Un poco de conformismo por acá y otro poco de disconformismo por allá. Mitre y El Brete empataron 1-1 en la primera final del torneo Clausura de la Liga Posadeña de Fútbol y terminaron con diferentes sensaciones en el barrio Rocamora.

Ninguno tuvo grandes motivos como para festejar y tampoco demasiados argumentos como para lamentarse. Es que ambos hicieron un aceptable partido, cada uno hizo un poco mejor las cosas que su rival en un tiempo y así la definición del certamen capitalino quedó totalmente abierta para la revancha.
El equipo dirigido por Eduardo Leiva, que está disputando su primera final doméstica, mostró su mejor cara en el primer tiempo, momento en el que sacó ventajas, pero el actual bicampeón posadeño asumió sus responsabilidades en el segundo tiempo, fue superior a su rival y llegó a la justa paridad a poco del final. Sólo por haberlo empatado cerca del cierre, tal vez el dueño de casa haya terminado con una sonrisa más evidente, pero Bernal y sus dirigidos bien saben que ahora habrá que ir a buscar la corona en el barrio San Isidro, con todo lo que eso significa.

Un tiempo para cada uno
El Brete quiso demostrar de entrada que no era un simple convidado a la fiesta. A partir del buen trabajo que hicieron Marcio Barrios, Martín Cabrera y Gustavo Bóveda en el medio, más la cuota creativa que le aportó Canita Martínez, el conjunto visitante inclinó la cancha a su favor en los primeros 45 minutos. Además, Spagnol fue un verdadero dolor de cabeza para el fondo mitrense, que en ese lapso de juego tampoco estuvo fino a la hora de los relevos y las marcas.

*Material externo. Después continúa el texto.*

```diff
+      const Stage1Tower gl = s1_tower(ka, 0), gm = s1_tower(ka, 1);
+      if (SRC == 1 && clean) {
+        const uint32_t* wsm = reinterpret_cast<const uint32_t*>(cb + S1_WOFF);
+        const int tmax = 16 * ka->nwords + 15;
+        build_kpair_bits(gl.L1, gl.L2, lane, wsm, T0, tmax, kwL);
+        build_kwin3_bits(gm.L1, gm.L2, lane, wsm, T0 - gm.col0, tmax, kwM);
+        clean_edge_symbols(gl, gm, Lwin, lane, wsm, T0, cb);
+      } else {
+        if (pair) build_kpair(gl, lane, cb, kwL);
+        else build_kwin<16>(gl, lane, cb, kwL);
+        build_kwin<4>(gm, lane, cb, kwM);
+      }
+    }
     wave_lds_fence();
-    float* out = args.x0 + (size_t)(args.dbg_alias ? (row & 63) : row) * args.x0_cols * 32;
-    if (pair) pooled_lookup_pair(args.tw[0], lane, lutL, lut4, cb, kwL, out);
-    else pooled_lookup<16>(args.tw[0], lane, lutL, cb, kwL, out);
-    pooled_lookup<4>(args.tw[1], lane, lutM, cb, kwM, out + (size_t)args.tw[0].L2 * 32);
+    ka = s1_kernarg();
+    {
+      const Stage1Tower gl = s1_tower(ka, 0), gm = s1_tower(ka, 1);
+      float* out = ka->x0 + (size_t)(ka->dbg_alias ? (row & 63) : row) * ka->x0_cols * 32;
+      if (pair) pooled_lookup_pair(gl, lane, lutL, lut4, cb, kwL, out);
+      else pooled_lookup<16>(gl, lane, lutL, cb, kwL, out);
+      pooled_lookup<4>(gm, lane, lutM, cb, kwM, out + (size_t)gl.L2 * 32);
+    }
     wave_lds_fence();
   }
 }
@@ -836,6 +954,10 @@
   Stage1Args b = a;
   static const int alias = dev_env("MURAL_DEBUG_S1_ALIAS") ? 1 : 0;
   b.dbg_alias = alias;
+  const Stage1Tower &gl = a.tw[0], &gm = a.tw[1];
+  b.clean_ok = packed && a.lut4 != nullptr && gl.pk == 15 && gl.ps == 15 && gl.pp == 7 && gl.col0 == 0 && gl.L1 == a.Lwin && gm.pk == 3 &&
+               gm.ps == 3 && gm.pp == 1 && gm.col0 + gm.L1 <= a.Lwin && a.nwords <= 128 && S1_WOFF + 4 * (a.nwords + 2) <= gm.col0 &&
+               a.genome.n_amb == 0;
   if (packed)
     hipLaunchKernelGGL(snv_stage1_kernel<1>, dim3(grid), dim3(S1_THREADS), lds_bytes, stream, b);
   else
```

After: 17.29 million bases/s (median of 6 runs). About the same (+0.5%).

Rápido avisó el conjunto de la ribera a través del propio Spagnol, que le ganó las espaldas a Florentín y sacó el remate que se estrelló en el palo derecho de Sotelo.
Pero promediando el primer capítulo fue Cristian González el que pisó el área contraria, los centrales no coordinaron movimientos y el mediocampista definió con clase por arriba para marcar el 1-0.

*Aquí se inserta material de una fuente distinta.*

void LevelSolver::schur_apply(double* rhs2, int64_t ldr, double* x2, int64_t ldx, int nv) {
  dev::Range range("SchurPreconditioner", level_ + 1, "ApplyInverse");
  if (global_n2_ == 0) return;
  if (direct_schur_) {
    if (!comm_->distributed()) { next_->apply_inverse_mv(rhs2, ldr, x2, ldx, nv); return; }
    for (int v = 0; v < nv; v++) next_apply(rhs2 + v * ldr, x2 + v * ldx, 0, 1);
    return;
  }
  const int ng = (int)vs_.size();
  const int64_t ldv = std::max(ng, 1);
  for (int v = 0; v < nv; v++) dev::ot_apply(ng, d_gptr_, d_otw_, rhs2 + v * ldr);
  dev::blocks_apply_all_mv(n_blk_apply_, d_blka_, blk_max_nb_, rhs2, ldr, x2, ldx, nv);
  for (int v = 0; v < nv; v++) dev::gather(ng, d_vs_, rhs2 + v * ldr, d_vrhs_ + v * ldv);
  if (profiling && level_ == 0) dev::mark(4, true);
  next_apply(d_vrhs_, d_vsol_, ldv, nv);
  if (profiling && level_ == 0) dev::mark(4, false);
  for (int v = 0; v < nv; v++) {
    dev::scatter(ng, d_vs_, d_vsol_ + v * ldv, x2 + v * ldx);
    dev::ot_apply(ng, d_gptr_, d_otw_, x2 + v * ldx);
  }
}

void LevelSolver::apply_inverse(const double* b, double* x) { apply_inverse_mv(b, 0, x, 0, 1); }

void LevelSolver::apply_inverse_mv(const double* b, int64_t ldb, double* x, int64_t ldx, int nv) {
  dev::Range range("Preconditioner", level_ + 1, "ApplyInverse");
  HYMLS_CHECK(next_ != nullptr || global_n2_ == 0, -1, "The preconditioner has not yet been computed.");
  ensure_nvec(nv);
  const int64_t ldz = n1_ + ngi_ + n2_, ld1 = std::max(n1_, 1), ld2 = std::max(n2_ + ngs_, 1);
  double* z1 = d_z_;
  double* z2 = d_z_ + n1_ + ngi_;
  if (profiling) dev::mark(0, true);
  for (int v = 0; v < nv; v++) {
    dev::gather(n1_, d_inperm_, b + v * ldb, z1 + v * ldz);
    dev::gather(n2_, d_inperm_ + n1_, b + v * ldb, z2 + v * ldz);
  }
  if (profiling) dev::mark(1, true);
  interior_solve_mv(z1, ldz, nv);
  if (profiling) { dev::mark(1, false); dev::mark(2, true); }
  for (int v = 0; v < nv; v++) {
    xch_int_.forward(z1 + v * ldz, z1 + v * ldz);
    dev::spmv(n2_, d_a21_row_, d_a21_col_, d_a21_val_, z1 + v * ldz, z2 + v * ldz, -1.0, 1.0, (int64_t)a21_col_.size());
  }
  if (profiling) { dev::mark(2, false); dev::mark(3, true); }
  schur_apply(z2, ldz, d_t2_, ld2, nv);
  if (profiling) { dev::mark(3, false); dev::mark(2, true); }
  for (int v = 0; v < nv; v++) {
    xch_sep_.forward(d_t2_ + v * ld2, d_t2_ + v * ld2);
    dev::spmv(n1_, d_a12_row_, d_a12_col_, d_a12_val_, d_t2_ + v * ld2, d_t1_ + v * ld1, 1.0, 0.0, (int64_t)a12_col_.size());
  }
  if (profiling) { dev::mark(2, false); dev::mark(1, true); }
  interior_solve_mv(d_t1_, ld1, nv);
  if (profiling) dev::mark(1, false);
  for (int v = 0; v < nv; v++) {
    dev::axpby(n1_, -1.0, d_t1_ + v * ld1, 1.0, z1 + v * ldz);
    dev::scatter(n1_, d_inperm_, z1 + v * ldz, x + v * ldx);
    dev::scatter(n2_, d_inperm_ + n1_, d_t2_ + v * ld2, x + v * ldx);
  }
  if (profiling) dev::mark(0, false);
}

void LevelSolver::build_matvec() {
  const int n = K_.n, nown = (int)owned_gids_.size();
  ivec user(n, -1);
  {
    int u = 0;
    for (int i = 0; i < nrows_; i++) if (intidx_[i] >= 0 || (pos2_[i] >= 0 && pos2_[i] < n2_)) user[i] = u++;
  }
  ivec row(1, 0), col, src, node(nown);
  std::vector<char> wanted(n, 0);
  ivec want;
  for (int i = 0; i < nrows_; i++) {
    if (user[i] < 0) continue;
    node[user[i]] = i;
    for (int e = K_.rowptr[i]; e < K_.rowptr[i + 1]; e++) {
      const int c = K_.col[e];
      col.push_back(c); src.push_back(e);
      if (user[c] < 0 && !wanted[c]) { wanted[c] = 1; want.push_back(gids_[c]); }
    }
// ... 198 lines not shown
  xch_sep_.forward(d_t2_, d_t2_);
  dev::spmv(n1_, d_a12_row_, d_a12_col_, d_a12_val_, d_t2_, d_t1_, 1.0, 0.0);
  interior_solve(d_t1_);
  dev::axpby(n1_, -1.0, d_t1_, 1.0, z1);
  for (int j = 0; j < m; j++) dev::axpby(n1_, -S[j], d_bQ1_ + (size_t)j * (n1_ + ngi_), 1.0, z1);
  dev::scatter(n1_, d_inperm_, z1, x);
  dev::scatter(n2_, d_inperm_ + n1_, d_t2_, x);
}

void LevelSolver::matvec(const double* x, double* y) {
  dev::Range range("MatrixBlock", level_ + 1, "Apply");
  if (!comm_->distributed()) { dev::spmv(K_.n, d_krow_, d_kcol_, d_kval_, x, y, 1.0, 0.0); return; }
  if (!mv_ready_) build_matvec();
  if (mv_stale_) { dev::gather(mv_nnz_, d_mv_src_, d_kval_, d_mv_val_); mv_stale_ = false; }
  const int nown = (int)owned_gids_.size();
  dev::scatter(nown, d_mv_node_, x, d_mv_x_);
  xch_mv_.forward(x, d_mv_x_);
  dev::spmv(nown, d_mv_row_, d_mv_col_, d_mv_val_, d_mv_x_, y, 1.0, 0.0);
}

En esa primera parte Mitre no tuvo peso ofensivo. Excepto los intentos individuales de Fesztein, Sánchez Ocaña corrió sin destino, Pérez no prosperó por la banda y Sosa estuvo muy impreciso.
Así y todo, Adriel Kinyerski contó con la gran chance del empate pero su remate de volea se fue desviado.
Evidentemente las palabras de Joselo Bernal surtieron efecto en el entretiempo. Ahí sí apareció el Mitre criterioso, mentor de las sociedades en pequeñas espacios y el juego vertical que tantas satisfacciones le dio en los últimos años.
En los pies de Sánchez Ocaña, primero, y en los de Fesztein, más tarde, estuvieron las inmejorables oportunidades para el 1-1, pero en ambas apareció la gran figura del arquero Leonardo Cuevas para impedir el festejo local.
El ingreso de Taborda le permitió al dueño de casa abrir un surco por el sector derecho, lo que le dio más libertades a Pérez para asociarse con Fesztein en zona de gestación.
Si bien Canita pudo haberlo liquidado de contra (Sotelo le tapó magistralmente un mano a mano), Mitre tuvo su merecido premio a los 38’, cuando Sánchez se mandó por derecha y sacó el bombazo bajo que dio de lleno en la humanidad de Pablo Armoa. El lateral arriesgó demasiado en esa acción yendo al piso dentro del área y Ramírez pitó correctamente penal por una mano. Kinyerski no falló desde los doce pasos y así Mitre al menos evitó la derrota.

Fuente: El Territorio.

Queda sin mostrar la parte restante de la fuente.